Ces insectes, dans leur état de chenilles, sont très-délicats, & heureusement il en meurt beaucoup, & plus heureusement encore elles s’entretuent lorsque deux ou plusieurs se disputent la possession d’un grain. Celle qui s’en est emparée ne permet plus aux autres de partager ses provisions ; de sorte qu’on ne trouve jamais qu’une seule chenille dans un grain ; il n’en est pas ainsi des charançons.

Telles sont les observations faites par les deux académiciens en 1760. Ils retournèrent dans l’Angoumois en mai 1761, & à cette époque ils commencèrent à voir des papillons dans les espèces de cabinets ou de ménageries qu’ils avoient fait construire dans l’année précédente. Ces premiers papillons éclos cherchoient a sortir par les fenêtres, & il n’en est pas ainsi de ceux qui naissent en automne ; ils restent sur le monceau de blé, & ne s’en écartent qu’autant qu’on les remue.[1]

Nous cherchâmes en vain ces insectes pendant le jour sur les champs semés en blé ; ils se tiennent cachés pendant le jour, sortent à la tombée de la nuit, & voltigent çà & là en se cherchant mutuellement pour s’accoupler sur les épis, quoique les grains soient encore maigres, dépourvus de substance farineuse, & peu propres dans ce moment à fournir une nourriture aux chenilles qui doivent éclore ; mais de ce moment à celui où l’insecte sort de l’œuf, le grain prend de la consistance.

Les œufs nouvellement déposés sur ces épis, sont blancs, & deviennent rougeâtres lorsque la chenille est prête à en sortir ; elle s’insinue ensuite dans le grain de blé, d’orge, &c. ainsi qu’il a été dit, & comme on le voit par le secours de la gravure.

Afin de pousser jusqu’au bout les connoissances sur la manière d’exister de ces insectes, nos académiciens voulurent se convaincre par l’expérience, si les chrysalides subsisteroient dans la terre pendant l’hiver, & en soutiendroient les rigueurs, étant exposés à toutes les intempéries de l’air ; ils vérifièrent les expériences que madame de Chasseneuil avoit déjà faites, & par lesquelles elle avoit appris que les chenilles y étoient vivantes, & aussi vigoureuses que la circonstance le permettoit.

Nos académiciens firent construire plusieurs boîtes, partagées suivant leur longueur, en trois parties égales, entièrement séparées l’une de l’autre, afin que les papillons de l’une ne pussent pas communiquer avec ceux de l’autre ; le tout étoit recouvert

  1. Note du Rédacteur.
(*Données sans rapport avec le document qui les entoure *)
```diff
@@ -695,14 +721,14 @@
     long long sum_nz = 0;
     unsigned zmask = 0;
     int fnz = 256;
-    if (act) {
+    {
         int state = entry;
-        unsigned long long nibs = scan_nibs_from(p0 & 15);
-        for (int j = 0; j < per; ++j, nibs >>= 4) {
-            const int p = p0 + j;
-            const int tc = tcs[p];
-            SH.r1[org + scan_nib_offset(4, (int)nibs & 15)] = (int16_t)emit_level(c, tc, quotient(k, tc, sh, off), p == 255, dec_nib(dm, p), p, j,
-                                                                                 state, zmask, sum_nz, fnz, ovf);
+        const unsigned long long nibs = scan_nibs_from(p0 & 15);
+#pragma unroll
+        for (int j = 0; j < 4; ++j) {
+            if (!(act && j < per)) continue;
+            SH.r1[org + scan_nib_offset(4, (int)(nibs >> (4 * j)) & 15)] =
+                (int16_t)emit_level(c, tp.tc[j], tp.qd[j], p0 + j == 255, tp.nib[j], p0 + j, j, state, zmask, sum_nz, fnz, ovf);
         }
     }
     const int pf = wave_min_i32(fnz);
@@ -866,6 +892,7 @@
         if (!any_row) break;
         const int myid = row == 0 ? rid[0] : (row == 1 ? rid[1] : (row == 2 ? rid[2] : rid[3]));
         const int mysb = (row == 0 ? rlow[0] + rleft[0] : (row == 1 ? rlow[1] + rleft[1] : (row == 2 ? rlow[2] + rleft[2] : rlow[3] + rleft[3]))) - 1;
+        unsigned long long b0, b1, ba;
         {
             const bool mine = myid >= 0;
             const bool is_l = myid < 4;
@@ -878,13 +905,9 @@
                 chunk_entry(c, cc + lane * 6, tc, quotient(k, tc, sh, off), p == (is_l ? PL - 1 : PC - 1), p <= first, sh, off, lsc, ldq1,
                             &par0, &par1, &adj, &ovf);
             }
-            const unsigned long long b0 = __ballot(mine && par0), b1 = __ballot(mine && par1), ba = __ballot(mine && adj);
-            if (mine && i16 == 0) {
-                uint16_t* pm = SH.q_pm[0][row];
-                pm[0] = (uint16_t)(b0 >> lane);
-                pm[1] = (uint16_t)(b1 >> lane);
-                pm[2] = (uint16_t)((ba >> (lane + 15)) & 1);
-            }
+            b0 = __ballot(mine && par0);
+            b1 = __ballot(mine && par1);
+            ba = __ballot(mine && adj);
         }
         WSYNC();
         PROF_MARK(qb1_);
@@ -899,9 +922,8 @@
                 if (wfresh) C = 0;
                 const int wsb = wlow + wleft - 1;
                 const int32_t* wcc = cc + quad * 16 * 6;
-                const uint16_t* pm = SH.q_pm[0][quad];
-                const unsigned parmask = pm[st > 1 ? 1 : 0];
-                const bool adj = st == 0 && pm[2] != 0;
+                const unsigned parmask = (uint16_t)((st > 1 ? b1 : b0) >> (16 * quad));
+                const bool adj = st == 0 && ((ba >> (16 * quad + 15)) & 1ULL) != 0ULL;
                 int2 cur[16];
 #pragma unroll
                 for (int kk = 0; kk < 16; ++kk) cur[kk] = *(const int2*)&wcc[kk * 6 + 2 * cls];
```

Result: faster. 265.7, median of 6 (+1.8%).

Je les ai vu à cette époque dans le Bas-Languedoc s’attacher contre les vitres, les toiles qui ferment les fenêtres, s’envoler lorsqu’ils ne trouvoient point d’obstacle. Cette différence vient sans doute du moins d’engourdissement de l’insecte, à cause de la chaleur plus forte qu’on éprouve dans cette saison en Languedoc. Je conviens cependant que ces papillons ne cherchoient pas à sortir avant neuf à dix heures du matin, & que, dans les journées de douze degrés de chaleur, ils ne quittoient pas le tas de blé. Plus le pays est chaud, & plus leur multiplication est prodigieuse : ils ont dans la récolte de 1783, causé un déchet de plus de 6 pour 100 dans le grenier.